=== Try it ===
Would you please give all the lines below again, exactly as they stand?

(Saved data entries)

▬▬▬

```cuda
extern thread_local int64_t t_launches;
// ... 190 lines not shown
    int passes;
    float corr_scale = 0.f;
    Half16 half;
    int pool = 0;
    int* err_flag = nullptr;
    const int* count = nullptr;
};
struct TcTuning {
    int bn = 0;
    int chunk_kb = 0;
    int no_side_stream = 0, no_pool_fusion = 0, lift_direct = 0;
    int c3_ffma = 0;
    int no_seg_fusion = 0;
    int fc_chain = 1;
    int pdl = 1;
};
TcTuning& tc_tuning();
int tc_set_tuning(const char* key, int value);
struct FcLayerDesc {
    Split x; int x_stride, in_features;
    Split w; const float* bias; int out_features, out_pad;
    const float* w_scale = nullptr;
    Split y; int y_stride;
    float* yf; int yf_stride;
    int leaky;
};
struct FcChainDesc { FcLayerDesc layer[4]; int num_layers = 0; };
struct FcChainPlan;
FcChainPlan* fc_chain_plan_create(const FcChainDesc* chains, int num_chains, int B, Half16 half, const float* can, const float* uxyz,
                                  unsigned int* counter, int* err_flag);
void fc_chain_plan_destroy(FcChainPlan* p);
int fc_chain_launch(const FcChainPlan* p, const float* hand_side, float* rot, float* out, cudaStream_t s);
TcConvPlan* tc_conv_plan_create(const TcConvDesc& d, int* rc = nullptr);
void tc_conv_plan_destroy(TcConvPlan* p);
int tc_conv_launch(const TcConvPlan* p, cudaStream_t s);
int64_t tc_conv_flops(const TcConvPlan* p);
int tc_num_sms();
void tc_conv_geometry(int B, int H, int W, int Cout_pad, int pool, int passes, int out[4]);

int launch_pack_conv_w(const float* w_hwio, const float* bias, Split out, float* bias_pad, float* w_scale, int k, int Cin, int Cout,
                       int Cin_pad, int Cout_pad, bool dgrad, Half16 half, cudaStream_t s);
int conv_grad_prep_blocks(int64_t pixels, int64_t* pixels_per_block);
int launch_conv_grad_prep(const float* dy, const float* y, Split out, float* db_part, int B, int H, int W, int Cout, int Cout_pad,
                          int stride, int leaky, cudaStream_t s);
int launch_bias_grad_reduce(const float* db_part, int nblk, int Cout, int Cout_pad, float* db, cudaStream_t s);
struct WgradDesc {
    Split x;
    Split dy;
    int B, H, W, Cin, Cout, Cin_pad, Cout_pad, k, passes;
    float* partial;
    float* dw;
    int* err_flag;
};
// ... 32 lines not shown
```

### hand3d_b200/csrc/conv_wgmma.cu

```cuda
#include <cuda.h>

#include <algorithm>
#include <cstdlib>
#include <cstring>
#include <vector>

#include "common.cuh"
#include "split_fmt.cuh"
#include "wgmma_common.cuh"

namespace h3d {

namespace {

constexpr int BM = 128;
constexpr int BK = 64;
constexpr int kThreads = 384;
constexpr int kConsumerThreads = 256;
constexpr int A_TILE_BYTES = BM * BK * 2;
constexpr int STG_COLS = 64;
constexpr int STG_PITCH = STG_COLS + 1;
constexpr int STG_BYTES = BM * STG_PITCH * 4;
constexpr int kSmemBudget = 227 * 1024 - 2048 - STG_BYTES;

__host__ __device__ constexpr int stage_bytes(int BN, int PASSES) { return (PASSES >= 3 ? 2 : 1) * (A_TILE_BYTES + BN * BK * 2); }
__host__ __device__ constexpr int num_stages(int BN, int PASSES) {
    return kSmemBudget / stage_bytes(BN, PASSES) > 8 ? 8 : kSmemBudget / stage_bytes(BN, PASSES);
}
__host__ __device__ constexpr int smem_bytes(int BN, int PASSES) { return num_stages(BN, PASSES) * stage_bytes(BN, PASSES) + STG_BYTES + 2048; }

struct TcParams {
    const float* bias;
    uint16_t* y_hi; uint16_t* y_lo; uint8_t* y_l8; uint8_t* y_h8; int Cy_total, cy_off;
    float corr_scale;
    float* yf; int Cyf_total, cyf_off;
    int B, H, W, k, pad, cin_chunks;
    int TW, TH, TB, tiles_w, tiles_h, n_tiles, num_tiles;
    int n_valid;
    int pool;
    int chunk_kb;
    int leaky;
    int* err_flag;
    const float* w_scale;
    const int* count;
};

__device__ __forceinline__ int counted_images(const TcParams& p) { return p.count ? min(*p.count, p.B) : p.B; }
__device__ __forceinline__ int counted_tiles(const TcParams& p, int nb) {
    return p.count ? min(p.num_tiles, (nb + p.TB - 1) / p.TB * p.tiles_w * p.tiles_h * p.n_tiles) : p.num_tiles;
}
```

▬▬▬

=== Task response ===
```cuda
extern thread_local int64_t t_launches;
// ... 190 lines not shown
    int passes;
    float corr_scale = 0.f;
    Half16 half;
    int pool = 0;
    int* err_flag = nullptr;
    const int* count = nullptr;
};
struct TcTuning {
    int bn = 0;
    int chunk_kb = 0;
    int no_side_stream = 0, no_pool_fusion = 0, lift_direct = 0;
    int c3_ffma = 0;
    int no_seg_fusion = 0;
    int fc_chain = 1;
    int pdl = 1;
};
TcTuning& tc_tuning();
int tc_set_tuning(const char* key, int value);
struct FcLayerDesc {
    Split x; int x_stride, in_features;
    Split w; const float* bias; int out_features, out_pad;
    const float* w_scale = nullptr;
    Split y; int y_stride;
    float* yf; int yf_stride;
    int leaky;
};
struct FcChainDesc { FcLayerDesc layer[4]; int num_layers = 0; };
struct FcChainPlan;
FcChainPlan* fc_chain_plan_create(const FcChainDesc* chains, int num_chains, int B, Half16 half, const float* can, const float* uxyz,
                                  unsigned int* counter, int* err_flag);
void fc_chain_plan_destroy(FcChainPlan* p);
int fc_chain_launch(const FcChainPlan* p, const float* hand_side, float* rot, float* out, cudaStream_t s);
TcConvPlan* tc_conv_plan_create(const TcConvDesc& d, int* rc = nullptr);
void tc_conv_plan_destroy(TcConvPlan* p);
int tc_conv_launch(const TcConvPlan* p, cudaStream_t s);
int64_t tc_conv_flops(const TcConvPlan* p);
int tc_num_sms();
void tc_conv_geometry(int B, int H, int W, int Cout_pad, int pool, int passes, int out[4]);

int launch_pack_conv_w(const float* w_hwio, const float* bias, Split out, float* bias_pad, float* w_scale, int k, int Cin, int Cout,
                       int Cin_pad, int Cout_pad, bool dgrad, Half16 half, cudaStream_t s);
int conv_grad_prep_blocks(int64_t pixels, int64_t* pixels_per_block);
int launch_conv_grad_prep(const float* dy, const float* y, Split out, float* db_part, int B, int H, int W, int Cout, int Cout_pad,
                          int stride, int leaky, cudaStream_t s);
int launch_bias_grad_reduce(const float* db_part, int nblk, int Cout, int Cout_pad, float* db, cudaStream_t s);
struct WgradDesc {
    Split x;
    Split dy;
    int B, H, W, Cin, Cout, Cin_pad, Cout_pad, k, passes;
    float* partial;
    float* dw;
    int* err_flag;
};
// ... 32 lines not shown
```

### hand3d_b200/csrc/conv_wgmma.cu

```cuda
#include <cuda.h>

#include <algorithm>
#include <cstdlib>
#include <cstring>
#include <vector>

#include "common.cuh"
#include "split_fmt.cuh"
#include "wgmma_common.cuh"

namespace h3d {

namespace {

constexpr int BM = 128;
constexpr int BK = 64;
constexpr int kThreads = 384;
constexpr int kConsumerThreads = 256;
constexpr int A_TILE_BYTES = BM * BK * 2;
constexpr int STG_COLS = 64;
constexpr int STG_PITCH = STG_COLS + 1;
constexpr int STG_BYTES = BM * STG_PITCH * 4;
constexpr int kSmemBudget = 227 * 1024 - 2048 - STG_BYTES;

__host__ __device__ constexpr int stage_bytes(int BN, int PASSES) { return (PASSES >= 3 ? 2 : 1) * (A_TILE_BYTES + BN * BK * 2); }
__host__ __device__ constexpr int num_stages(int BN, int PASSES) {
    return kSmemBudget / stage_bytes(BN, PASSES) > 8 ? 8 : kSmemBudget / stage_bytes(BN, PASSES);
}
__host__ __device__ constexpr int smem_bytes(int BN, int PASSES) { return num_stages(BN, PASSES) * stage_bytes(BN, PASSES) + STG_BYTES + 2048; }

struct TcParams {
    const float* bias;
    uint16_t* y_hi; uint16_t* y_lo; uint8_t* y_l8; uint8_t* y_h8; int Cy_total, cy_off;
    float corr_scale;
    float* yf; int Cyf_total, cyf_off;
    int B, H, W, k, pad, cin_chunks;
    int TW, TH, TB, tiles_w, tiles_h, n_tiles, num_tiles;
    int n_valid;
    int pool;
    int chunk_kb;
    int leaky;
    int* err_flag;
    const float* w_scale;
    const int* count;
};

__device__ __forceinline__ int counted_images(const TcParams& p) { return p.count ? min(*p.count, p.B) : p.B; }
__device__ __forceinline__ int counted_tiles(const TcParams& p, int nb) {
    return p.count ? min(p.num_tiles, (nb + p.TB - 1) / p.TB * p.tiles_w * p.tiles_h * p.n_tiles) : p.num_tiles;
}
```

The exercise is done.